* _INSTRUCTIONS FOR THE TASK_
Keep only the lines of the data below that contain "stride", and copy them.

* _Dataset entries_
# sudhirverma/distributed-ranges

Measured on AMD Instinct MI355X. Metric: elements/s & % HBM roofline: reduce/scan/sort/SpMV at 1/2/4/8 MI355X, higher is better.
Workload: dtype f32

## Files before the change

distributed-ranges_amd/include/dr/shp/merge_sort.hpp:

```cpp
#pragma once

#include <hip/hip_runtime.h>

#include <algorithm>
#include <cstddef>
#include <cstdint>

namespace shp::detail::msort {

constexpr int kMsBlock = 256;
template <typename T> constexpr int ipt() {
  return sizeof(T) <= 4 ? 8 : sizeof(T) <= 8 ? 8 : sizeof(T) <= 16 ? 4 : sizeof(T) <= 32 ? 2 : 1;
}
template <typename T> constexpr int pad_every() { return ipt<T>() >= 4 ? ipt<T>() : 0; }
template <typename T> constexpr std::size_t padded(std::size_t e) {
  return pad_every<T>() ? e + e / pad_every<T>() : e;
}
#ifndef DR_SHP_MSORT_SORT_THREADS
#define DR_SHP_MSORT_SORT_THREADS 256
#endif
static_assert(DR_SHP_MSORT_SORT_THREADS >= kMsBlock && (DR_SHP_MSORT_SORT_THREADS & (DR_SHP_MSORT_SORT_THREADS - 1)) == 0,
              "DR_SHP_MSORT_SORT_THREADS must be a power of two and at least kMsBlock");
template <typename T> constexpr int sort_threads() {
  return padded<T>(std::size_t(DR_SHP_MSORT_SORT_THREADS) * ipt<T>()) * sizeof(T) <= 65536 ? DR_SHP_MSORT_SORT_THREADS
                                                                                         : kMsBlock;
}
template <typename T> constexpr std::size_t tile() { return std::size_t(kMsBlock) * ipt<T>(); }
template <typename T> constexpr std::size_t sort_tile() { return std::size_t(sort_threads<T>()) * ipt<T>(); }

template <typename I, typename PA, typename PB, typename Comp>
__host__ __device__ inline I merge_path(PA a, I na, PB b, I nb, I diag, Comp &comp) {
  I lo = diag > nb ? diag - nb : 0, hi = diag < na ? diag : na;
  while (lo < hi) {
    const I mid = (lo + hi) / 2;
    if (!comp(b[diag - 1 - mid], a[mid])) lo = mid + 1;
    else hi = mid;
  }
  return lo;
}

template <typename T> struct lds_view {
  T *s;
  int off;
  __device__ T &operator[](int i) const {
    const int j = off + i;
    return s[pad_every<T>() ? j + j / pad_every<T>() : j];
  }
  __device__ lds_view at(int o) const { return {s, off + o}; }
};

template <int N, typename T, typename Comp>
__device__ inline int serial_merge(lds_view<T> v, int ai, int aend, int bi, int bend, T (&y)[N], Comp &comp) {
  int cnt = 0;
#pragma unroll
  for (int k = 0; k < N; k++) {
    if (ai < aend || bi < bend) {
      const bool take_b = bi < bend && (ai >= aend || comp(v[bi], v[ai]));
      if (take_b) y[k] = v[bi++];
      else y[k] = v[ai++];
      cnt = k + 1;
    }
  }
  return cnt;
}

template <typename T, std::size_t E> struct lds_tile {
  alignas(alignof(T) > 16 ? alignof(T) : 16) unsigned char raw[padded<T>(E) * sizeof(T)];
  __device__ lds_view<T> view() { return {reinterpret_cast<T *>(raw), 0}; }
};

template <typename T, typename Comp>
__global__ __launch_bounds__(sort_threads<T>()) void block_sort_kernel(T *data, std::size_t n, Comp comp) {
  constexpr int NT = sort_threads<T>();
  constexpr int N = ipt<T>();
  constexpr int TILE = (int)sort_tile<T>();
  __shared__ lds_tile<T, sort_tile<T>()> lds;
  const lds_view<T> s = lds.view();
  const std::size_t base = (std::size_t)blockIdx.x * TILE;
  const int cnt = (int)std::min<std::size_t>(TILE, n - base);
  {
    T r[N];
#pragma unroll
    for (int k = 0; k < N; k++)
      if (k * NT + (int)threadIdx.x < cnt) r[k] = data[base + k * NT + threadIdx.x];
#pragma unroll
    for (int k = 0; k < N; k++)
      if (k * NT + (int)threadIdx.x < cnt) s[k * NT + threadIdx.x] = r[k];
  }
  __syncthreads();
  const int my = threadIdx.x * N;
  const int valid = std::max(0, std::min(N, cnt - my));
  T x[N];
#pragma unroll
  for (int k = 0; k < N; k++)
    if (k < valid) x[k] = s[my + k];
#pragma unroll
  for (int r = 0; r < N; r++) {
#pragma unroll
    for (int k = r & 1; k + 1 < N; k += 2)
      if (k + 1 < valid && comp(x[k + 1], x[k])) {
        const T t = x[k];
        x[k] = x[k + 1];
        x[k + 1] = t;
      }
  }
  __syncthreads();
#pragma unroll
  for (int k = 0; k < N; k++)
    if (k < valid) s[my + k] = x[k];
  __syncthreads();
  for (int coop = 2; coop <= NT; coop *= 2) {
    const int lane = threadIdx.x % coop;
    const int g0 = (threadIdx.x / coop) * coop * N, half = coop / 2 * N;
    const int a0 = std::min(g0, cnt), a1 = std::min(g0 + half, cnt), b1 = std::min(g0 + 2 * half, cnt);
    const int na = a1 - a0, nb = b1 - a1;
    const int diag = std::min(lane * N, na + nb);
    const int i = merge_path<int>(s.at(a0), na, s.at(a1), nb, diag, comp);
    T y[N];
    const int got = serial_merge<N>(s, a0 + i, a1, a1 + diag - i, b1, y, comp);
    __syncthreads();
#pragma unroll
    for (int k = 0; k < N; k++)
      if (k < got) s[a0 + diag + k] = y[k];
    __syncthreads();
  }
#pragma unroll
  for (int k = 0; k < N; k++)
    if (k * NT + (int)threadIdx.x < cnt) data[base + k * NT + threadIdx.x] = s[k * NT + threadIdx.x];
}

struct pass_geom {
  std::size_t n, w;
  bool single;
  __host__ __device__ std::size_t pair_base(std::size_t d) const { return single ? 0 : d / (2 * w) * (2 * w); }
  __host__ __device__ std::size_t pair_end(std::size_t pb) const { return single ? n : std::min(n, pb + 2 * w); }
  __host__ __device__ std::size_t na(std::size_t pb) const { return std::min(w, n - pb); }
};

template <typename T, typename Comp>
__global__ void merge_partition_kernel(const T *src, pass_geom g, std::size_t ntiles, std::size_t *part, Comp comp) {
  const std::size_t t = (std::size_t)blockIdx.x * blockDim.x + threadIdx.x;
  if (t >= ntiles) return;
  const std::size_t d = t * tile<T>();
  const std::size_t pb = g.pair_base(d), na = g.na(pb), nb = g.pair_end(pb) - pb - na;
  part[t] = merge_path<std::size_t>(src + pb, na, src + pb + na, nb, d - pb, comp);
}

template <typename T, typename Comp>
__global__ __launch_bounds__(kMsBlock) void merge_kernel(const T *src, T *dst, pass_geom g, std::size_t ntiles,
                                                         const std::size_t *part, Comp comp) {
  constexpr int N = ipt<T>();
  constexpr std::size_t TILE = tile<T>();
  __shared__ lds_tile<T, tile<T>()> lds;
  const lds_view<T> s = lds.view();
  const std::size_t t = blockIdx.x;
  const std::size_t d0 = t * TILE, pb = g.pair_base(d0), pe = g.pair_end(pb);
  const std::size_t d1 = std::min(d0 + TILE, pe);
  const std::size_t na = g.na(pb);
  const std::size_t i0 = part[t];
  const std::size_t i1 = (t + 1 < ntiles && (t + 1) * TILE < pe) ? part[t + 1] : na;
  const std::size_t j0 = (d0 - pb) - i0, j1 = (d1 - pb) - i1;
  const T *A = src + pb, *B = src + pb + na;
  const int la = (int)(i1 - i0), lb = (int)(j1 - j0);
  {
    T r[N];
#pragma unroll
    for (int k = 0; k < N; k++) {
      const int e = k * kMsBlock + threadIdx.x;
      if (e < la) r[k] = A[i0 + e];
      else if (e < la + lb) r[k] = B[j0 + (e - la)];
    }
#pragma unroll
    for (int k = 0; k < N; k++) {
      const int e = k * kMsBlock + threadIdx.x;
      if (e < la + lb) s[e] = r[k];
    }
  }
  __syncthreads();
  const int diag = std::min((int)threadIdx.x * N, la + lb);
  const int i = merge_path<int>(s, la, s.at(la), lb, diag, comp);
  T y[N];
  const int got = serial_merge<N>(s, i, la, la + diag - i, la + lb, y, comp);
  __syncthreads();
#pragma unroll
  for (int k = 0; k < N; k++)
    if (k < got) s[diag + k] = y[k];
  __syncthreads();
#pragma unroll
  for (int k = 0; k < N; k++)
    if (k * kMsBlock + (int)threadIdx.x < la + lb) dst[d0 + k * kMsBlock + threadIdx.x] = s[k * kMsBlock + threadIdx.x];
}

template <typename T> __global__ void gather_samples_kernel(const T *data, std::size_t stride, std::size_t ns, T *s) {
  const std::size_t j = (std::size_t)blockIdx.x * blockDim.x + threadIdx.x;
  if (j < ns) s[j] = data[j * stride];
}

template <typename T> constexpr std::size_t scratch_bytes(std::size_t n) {
  const std::size_t tiles = (n + tile<T>() - 1) / tile<T>();
  return ((n * sizeof(T) + 255) & ~std::size_t(255)) + (tiles + 1) * sizeof(std::size_t);
}

inline unsigned blocks_of(std::size_t n, std::size_t per) { return (unsigned)std::max<std::size_t>(1, (n + per - 1) / per); }

template <typename T, typename Comp>
void merge_pass(const T *src, T *dst, pass_geom g, std::size_t *part, Comp comp, hipStream_t st) {
  const std::size_t ntiles = (g.n + tile<T>() - 1) / tile<T>();
  hipLaunchKernelGGL((merge_partition_kernel<T, Comp>), dim3(blocks_of(ntiles, 256)), dim3(256), 0, st, src, g,
                     ntiles, part, comp);
  hipLaunchKernelGGL((merge_kernel<T, Comp>), dim3((unsigned)ntiles), dim3(kMsBlock), 0, st, src, dst, g, ntiles,
                     part, comp);
}

template <typename T, typename Comp>
void local_sort(T *data, std::size_t n, void *scratch, Comp comp, hipStream_t st) {
  if (n <= 1) return;
  T *tmp = static_cast<T *>(scratch);
  auto *part = reinterpret_cast<std::size_t *>(static_cast<char *>(scratch) + ((n * sizeof(T) + 255) & ~std::size_t(255)));
  hipLaunchKernelGGL((block_sort_kernel<T, Comp>), dim3(blocks_of(n, sort_tile<T>())), dim3(sort_threads<T>()), 0,
                     st, data, n, comp);
  T *src = data, *dst = tmp;
  for (std::size_t w = sort_tile<T>(); w < n; w *= 2) {
    merge_pass<T>(src, dst, pass_geom{n, w, false}, part, comp, st);
    std::swap(src, dst);
  }
  if (src != data) (void)hipMemcpyAsync(data, src, n * sizeof(T), hipMemcpyDeviceToDevice, st);
}

}
```

Before: 532.3 billion.

## Pick block-sort output buffer by pass parity; use nontemporal vectorized tile I/O

Counts the merge passes up front so the block-sort kernel writes into whichever buffer makes the final merge pass land in the original array. This removes the trailing device-to-device copy. Tile loads and stores in the block-sort and merge kernels now use nontemporal builtins, with 16-byte vector stores for full, aligned 4- and 8-byte-element tiles, to cut cache pollution and the number of store instructions. Nontemporal hints could hurt if the next pass would have hit in the cache.

```diff
diff --git a/distributed-ranges_amd/include/dr/shp/merge_sort.hpp b/distributed-ranges_amd/include/dr/shp/merge_sort.hpp
--- a/distributed-ranges_amd/include/dr/shp/merge_sort.hpp
+++ b/distributed-ranges_amd/include/dr/shp/merge_sort.hpp
@@ -5,6 +5,7 @@
 #include <algorithm>
 #include <cstddef>
 #include <cstdint>
+#include <type_traits>
 
 namespace shp::detail::msort {
 
@@ -69,8 +70,43 @@
   __device__ lds_view<T> view() { return {reinterpret_cast<T *>(raw), 0}; }
 };
 
-template <typename T, typename Comp>
-__global__ __launch_bounds__(sort_threads<T>()) void block_sort_kernel(T *data, std::size_t n, Comp comp) {
+typedef unsigned int ms_u32x4 __attribute__((ext_vector_type(4)));
+
+template <typename T> __device__ inline T load_once(const T *p) {
+  if constexpr (std::is_arithmetic<T>::value) return __builtin_nontemporal_load(p);
+  else return *p;
+}
+
+template <int NT, std::size_t TILE, typename T> __device__ inline void store_tile(lds_view<T> s, T *dst, int cnt) {
+  if constexpr (sizeof(T) == 4 || sizeof(T) == 8) {
+    if (cnt == (int)TILE && reinterpret_cast<std::uintptr_t>(dst) % 16 == 0) {
+      constexpr int PER = 16 / sizeof(T), NV = (int)(TILE / PER);
+      static_assert(TILE % PER == 0 && NV % NT == 0, "whole 16-byte vectors, the same number for every thread");
+#pragma unroll
+      for (int q = 0; q < NV / NT; q++) {
+        const int v = q * NT + (int)threadIdx.x;
+        T x[PER];
+#pragma unroll
+        for (int e = 0; e < PER; e++) x[e] = s[v * PER + e];
+        ms_u32x4 w;
+        __builtin_memcpy(&w, x, 16);
+        __builtin_nontemporal_store(w, reinterpret_cast<ms_u32x4 *>(dst) + v);
+      }
+      return;
+    }
+  }
+#pragma unroll
+  for (int k = 0; k < (int)(TILE / NT); k++) {
+    const int e = k * NT + (int)threadIdx.x;
+    if (e < cnt) {
+      if constexpr (std::is_arithmetic<T>::value) __builtin_nontemporal_store(s[e], dst + e);
+      else dst[e] = s[e];
+    }
+  }
+}
+
+template <typename T, typename Comp>
+__global__ __launch_bounds__(sort_threads<T>()) void block_sort_kernel(const T *src, T *dst, std::size_t n, Comp comp) {
   constexpr int NT = sort_threads<T>();
   constexpr int N = ipt<T>();
   constexpr int TILE = (int)sort_tile<T>();
@@ -82,7 +118,7 @@
     T r[N];
 #pragma unroll
     for (int k = 0; k < N; k++)
-      if (k * NT + (int)threadIdx.x < cnt) r[k] = data[base + k * NT + threadIdx.x];
+      if (k * NT + (int)threadIdx.x < cnt) r[k] = load_once(src + base + k * NT + threadIdx.x);
 #pragma unroll
     for (int k = 0; k < N; k++)
       if (k * NT + (int)threadIdx.x < cnt) s[k * NT + threadIdx.x] = r[k];
@@ -124,9 +160,7 @@
       if (k < got) s[a0 + diag + k] = y[k];
     __syncthreads();
   }
-#pragma unroll
-  for (int k = 0; k < N; k++)
-    if (k * NT + (int)threadIdx.x < cnt) data[base + k * NT + threadIdx.x] = s[k * NT + threadIdx.x];
+  store_tile<NT, sort_tile<T>()>(s, dst + base, cnt);
 }
 
 struct pass_geom {
@@ -167,8 +201,8 @@
 #pragma unroll
     for (int k = 0; k < N; k++) {
       const int e = k * kMsBlock + threadIdx.x;
-      if (e < la) r[k] = A[i0 + e];
-      else if (e < la + lb) r[k] = B[j0 + (e - la)];
+      if (e < la) r[k] = load_once(A + i0 + e);
+      else if (e < la + lb) r[k] = load_once(B + j0 + (e - la));
     }
 #pragma unroll
     for (int k = 0; k < N; k++) {
@@ -186,9 +220,7 @@
   for (int k = 0; k < N; k++)
     if (k < got) s[diag + k] = y[k];
   __syncthreads();
-#pragma unroll
-  for (int k = 0; k < N; k++)
-    if (k * kMsBlock + (int)threadIdx.x < la + lb) dst[d0 + k * kMsBlock + threadIdx.x] = s[k * kMsBlock + threadIdx.x];
+  store_tile<kMsBlock, tile<T>()>(s, dst + d0, la + lb);
 }
 
 template <typename T> __global__ void gather_samples_kernel(const T *data, std::size_t stride, std::size_t ns, T *s) {
@@ -217,14 +249,15 @@
   if (n <= 1) return;
   T *tmp = static_cast<T *>(scratch);
   auto *part = reinterpret_cast<std::size_t *>(static_cast<char *>(scratch) + ((n * sizeof(T) + 255) & ~std::size_t(255)));
+  int passes = 0;
+  for (std::size_t w = sort_tile<T>(); w < n; w *= 2) passes++;
+  T *src = passes % 2 ? tmp : data, *dst = passes % 2 ? data : tmp;
   hipLaunchKernelGGL((block_sort_kernel<T, Comp>), dim3(blocks_of(n, sort_tile<T>())), dim3(sort_threads<T>()), 0,
-                     st, data, n, comp);
-  T *src = data, *dst = tmp;
+                     st, static_cast<const T *>(data), src, n, comp);
   for (std::size_t w = sort_tile<T>(); w < n; w *= 2) {
     merge_pass<T>(src, dst, pass_geom{n, w, false}, part, comp, st);
     std::swap(src, dst);
   }
-  if (src != data) (void)hipMemcpyAsync(data, src, n * sizeof(T), hipMemcpyDeviceToDevice, st);
-}
-
-}
+}
+
+}
```

Measured after the change: 532.9 billion (median of 3 runs). No clear change (+0.1%).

* _ANSWER TO THE PROBLEM_
template <typename T> __global__ void gather_samples_kernel(const T *data, std::size_t stride, std::size_t ns, T *s) {
  if (j < ns) s[j] = data[j * stride];
 template <typename T> __global__ void gather_samples_kernel(const T *data, std::size_t stride, std::size_t ns, T *s) {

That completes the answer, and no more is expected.